Devant des symptômes péritonéaux évidents, il faut passer directement en salle d'opération dans un but diagnostique et thérapeutique. Pour les autres, l'angiographie mésentérique sélective ou l'angio-TDM est la méthode diagnostique de choix. D'autres examens biologiques et d'imagerie peuvent révéler des anomalies, mais manquent de sensibilité et de spécificité à la phase précoce de l'affection, au moment où il est le plus crucial de faire le diagnostic. Les clichés rx standards sans préparation permettent principalement d'exclure d'autres causes de douleurs abdominales (p. ex., perforation d'organe creux), bien qu'une aéroportie ou une pneumatose intestinale soit possible tardivement au cours de la maladie. Ces signes apparaissent également sur la TDM, qui peut également visualiser directement l'occlusion vasculaire, de façon plus précise sur le versant veineux. L'échodoppler peut parfois identifier une embolie artérielle, mais sa sensibilité est faible. L'IRM est très fiable pour les occlusions vasculaires proximales, moins pour les occlusions vasculaires distales. Les marqueurs sériques (p. ex., créatine phosphokinase et lactate) augmentent avec la nécrose, mais sont aspécifiques et d'apparition tardive. L'intestinal fatty acid binding protein sérique pourrait à l'avenir prouver son efficacité comme marqueur précoce.

Pronostic

Si le diagnostic et le traitement doivent avoir lieu avant que l’infarctus ne soit constitué, lorsque la mortalité est faible; alors qu’après un infarctus intestinal, la mortalité approche les 70 à 90%. Pour cette raison, le diagnostic clinique de l'ischémie mésentérique doit remplacer les tests diagnostiques, qui peuvent retarder le traitement.

Traitement

  • Chirurgical: embolectomie, revascularisation avec ou sans résection intestinale

  • Angiographique: vasodilatateurs ou thrombolyse

  • Anticoagulation ou traitement antiplaquettaire à long terme

Si le diagnostic est établi pendant une laparotomie exploratrice, les options sont l'embolectomie chirurgicale, la revascularisation ou la résection. Une laparotomie de " second look " peut être nécessaire pour réévaluer la viabilité des zones suspectes de l'intestin. Si le diagnostic est établi par l'angiographie, la perfusion de papavérine, un vasodilatateur, par le cathéter d'angiographie peut améliorer la survie dans les ischémies occlusives et non occlusives. La papavérine est utile même si une intervention chirurgicale est programmée et est parfois administrée également en préopératoire et en post-opératoire. De plus, en cas d'occlusion artérielle, une thrombolyse ou une embolectomie chirurgicale peuvent être réalisées. L'apparition de signes péritonéaux au cours du bilan est en faveur d'une indication chirurgicale urgente. Une thrombose veineuse mésentérique sans signe de péritonite peut être traitée par papavérine, suivie d'une anticoagulation par héparine, puis par la warfarine.

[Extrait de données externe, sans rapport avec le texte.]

+__global__ void __launch_bounds__(kAttnThreads, 1)
+attn_cross_kernel(const __grid_constant__ CUtensorMap tmQ, const __grid_constant__ CUtensorMap tmK0,
+                  const __grid_constant__ CUtensorMap tmK1, const AttnParams p) {
+  extern __shared__ uint8_t smem_raw[];
+  const uint32_t raw_addr = smem_u32(smem_raw);
+  uint8_t* smem = smem_raw + ((1024u - (raw_addr & 1023u)) & 1023u);
+  uint8_t* sKV = smem;
+  uint8_t* sQ = sKV + kResidentTiles * 2 * kKVBytes;
+  uint64_t* kv_full = reinterpret_cast<uint64_t*>(sQ + kQBufs * kQBytes);
+  uint64_t* kv_empty = kv_full + 1;
+  uint64_t* q_full = kv_empty + 1;
+  uint64_t* q_empty = q_full + kQBufs;
+
+  const int warp = threadIdx.x >> 5, lane = threadIdx.x & 31;
+  const int tiles0 = (p.n_keys[0] + kKTile - 1) / kKTile;
+  const int tiles1 = (p.n_keys[1] + kKTile - 1) / kKTile;
+  const int item_lo = static_cast<int>(static_cast<long long>(blockIdx.x) * p.items / gridDim.x);
+  const int item_hi = static_cast<int>(static_cast<long long>(blockIdx.x + 1) * p.items / gridDim.x);
+
+  if (warp == 0 && lane == 0) {
+    tma_prefetch_desc(&tmQ);
+    tma_prefetch_desc(&tmK0);
+    tma_prefetch_desc(&tmK1);
+    mbar_init(kv_full, 1);
+    mbar_init(kv_empty, 256);
+    for (int i = 0; i < kQBufs; ++i) {
+      mbar_init(&q_full[i], 1);
+      mbar_init(&q_empty[i], 256);
+    }
+    fence_mbar_init();
+  }
+  pdl_launch_dependents();
+  __syncthreads();
+  pdl_wait();
+
+  if (warp < 4) {
+    setmaxnreg_dec<kProducerRegs>();
+    if (warp == 0 && lane == 0) {
+      int pair = -1;
+      uint32_t kv_phase = 0;
+      for (int item = item_lo, it = 0; item < item_hi; ++item, ++it) {
+        const int ip = item / p.q_tiles, qt = item - ip * p.q_tiles;
+        const int b = ip / p.heads, head = ip - b * p.heads;
+        if (ip != pair) {
+          pair = ip;
+          mbar_wait(kv_empty, kv_phase ^ 1);
+          kv_phase ^= 1;
+          mbar_arrive_expect_tx(kv_full, (tiles0 + tiles1) * 2 * kKVBytes);
+          for (int t = 0; t < tiles0 + tiles1; ++t) {
+            const bool second = t >= tiles0;
+            const CUtensorMap* m = second ? &tmK1 : &tmK0;
+            const int key0 = (second ? t - tiles0 : t) * kKTile;
+            uint8_t* sK = sKV + t * 2 * kKVBytes;
+            tma_load_3d(sK, m, kv_full, p.k_col0 + head * kHd, key0, b);
+            tma_load_3d(sK + kKVBytes, m, kv_full, p.v_col0 + head * kHd, key0, b);
+          }
         }
+        const int buf = it & 1;
+        mbar_wait(&q_empty[buf], ((it >> 1) & 1) ^ 1);
+        mbar_arrive_expect_tx(&q_full[buf], kQBytes);
+        tma_load_3d(sQ + buf * kQBytes, &tmQ, &q_full[buf], head * kHd, qt * kQTile, b);
       }
-      float corr[2];
-#pragma unroll
-      for (int h = 0; h < 2; ++h) {
-        mx[h] = fmaxf(mx[h], __shfl_xor_sync(0xffffffffu, mx[h], 1));
-        mx[h] = fmaxf(mx[h], __shfl_xor_sync(0xffffffffu, mx[h], 2));
-        const float m_new = fmaxf(m_run[h], mx[h]);
-        corr[h] = ex2(m_run[h] - m_new);
-        m_run[h] = m_new;
-        l_run[h] *= corr[h];
-      }
-      uint32_t pa[4][4];
-#pragma unroll
-      for (int j = 0; j < 8; ++j) {
-#pragma unroll
-        for (int h = 0; h < 2; ++h) {
-          const float p0 = ex2(s[4 * j + 2 * h] - m_run[h]);
-          const float p1 = ex2(s[4 * j + 2 * h + 1] - m_run[h]);
-          l_run[h] += p0 + p1;
-          pa[j >> 1][(j & 1) * 2 + h] = pack_bf16(p0, p1);
-        }
-      }
-#pragma unroll
-      for (int j = 0; j < 8; ++j) {
-        o[4 * j + 0] *= corr[0];
-        o[4 * j + 1] *= corr[0];
-        o[4 * j + 2] *= corr[1];
-        o[4 * j + 3] *= corr[1];
-      }
-      wgmma_fence();
-#pragma unroll
-      for (int kk = 0; kk < kKTile / 16; ++kk)
-        wgmma_m64n64_rs_tb(o, pa[kk], make_wgmma_desc(v_addr + kk * 2048, 1024, 1024), 1);
-      wgmma_commit();
-      wgmma_wait<0>();
-      fence_regs<32>(o);
-      mbar_arrive(&empty_bar[stage]);
-      if (++stage == kRing) {
-        stage = 0;
-        phase ^= 1;
-      }
-    }
-#pragma unroll
-    for (int h = 0; h < 2; ++h) {
-      l_run[h] += __shfl_xor_sync(0xffffffffu, l_run[h], 1);
-      l_run[h] += __shfl_xor_sync(0xffffffffu, l_run[h], 2);
-    }
-    const float w = set ? p.ip_scale : 1.0f;
-    const float inv[2] = {w / l_run[0], w / l_run[1]};
-#pragma unroll
-    for (int i = 0; i < 32; ++i) {
-      const float v = o[i] * inv[(i >> 1) & 1];
-      res[i] = set ? res[i] + v : v;
-    }
-  }
-
-#pragma unroll
-  for (int h = 0; h < 2; ++h) {
-    const int n = q0 + r0 + 8 * h;
-    if (n >= p.Nq) continue;
-    __nv_bfloat16* orow = p.out + (static_cast<size_t>(b) * p.Nq + n) * p.ldo + head * kHd + cq;
-#pragma unroll
-    for (int j = 0; j < 8; ++j)
-      *reinterpret_cast<uint32_t*>(orow + j * 8) = pack_bf16(res[4 * j + 2 * h], res[4 * j + 2 * h + 1]);
+    }
+    return;
+  }
+
+  setmaxnreg_inc<kConsumerRegs>();
+  const int ct = threadIdx.x - 128;
+  const int wg = ct >> 7;
+  const int r0 = (ct >> 5) * 16 + (lane >> 2);
+  const int cq = 2 * (lane & 3);
+  const uint32_t kv_addr = smem_u32(sKV);
+  const uint32_t q_base = smem_u32(sQ) + wg * 64 * 128;
+  int pair = -1;
+  uint32_t kv_phase = 0;
+  for (int item = item_lo, it = 0; item < item_hi; ++item, ++it) {
+    const int ip = item / p.q_tiles, qt = item - ip * p.q_tiles;
+    const int b = ip / p.heads, head = ip - b * p.heads;
+    const int q0 = qt * kQTile;
+    if (ip != pair) {
+      if (pair >= 0) mbar_arrive(kv_empty);
+      pair = ip;
+      mbar_wait(kv_full, kv_phase);
+      kv_phase ^= 1;
+    }
+    uint32_t ip_bits[2];
+    ip_row_bits(p, b, q0 + r0, ip_bits);
+    const int buf = it & 1;
+    const uint32_t q_addr = q_base + buf * kQBytes;
+    mbar_wait(&q_full[buf], (it >> 1) & 1);
+    float o[32], res[32], l_run[2];
+    for (int set = 0; set < 2; ++set) {
+      const SetMask mk = set_mask(p, set, ip_bits);
+      const uint32_t set_addr = kv_addr + (set ? tiles0 : 0) * 2 * kKVBytes;
+      attend_set(o, l_run, q_addr, set ? tiles1 : tiles0, mk, p.scale_log2, cq,
+                 [&](int t) { return set_addr + t * 2 * kKVBytes; }, [](int) {});
+      normalise_into(res, o, l_run, set ? p.ip_scale : 1.0f, set != 0);
+    }
+    mbar_arrive(&q_empty[buf]);
+    store_rows(p, res, b, head, q0 + r0, cq);
   }
 }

En cas d'embolie artérielle ou de thrombose veineuse une anticoagulation au long cours par la warfarine est nécessaire. Une ischémie non occlusive peut être traitée par antiagrégants plaquettaires.

Points clés

  • La précocité du diagnostic est critique, car la mortalité augmente significativement une fois que l'infarctus intestinal s'est installé.

  • Initialement, la douleur est sévère, mais les signes cliniques sont minimes.

  • L'exploration chirurgicale est souvent le meilleur examen diagnostique en présence de signes péritonéaux clairs.

  • Dans le cas des autres patients, une angiographie mésentérique ou une angio-TDM est pratiquée.

  • Les options thérapeutiques comprennent l'embolectomie, la revascularisation et la résection.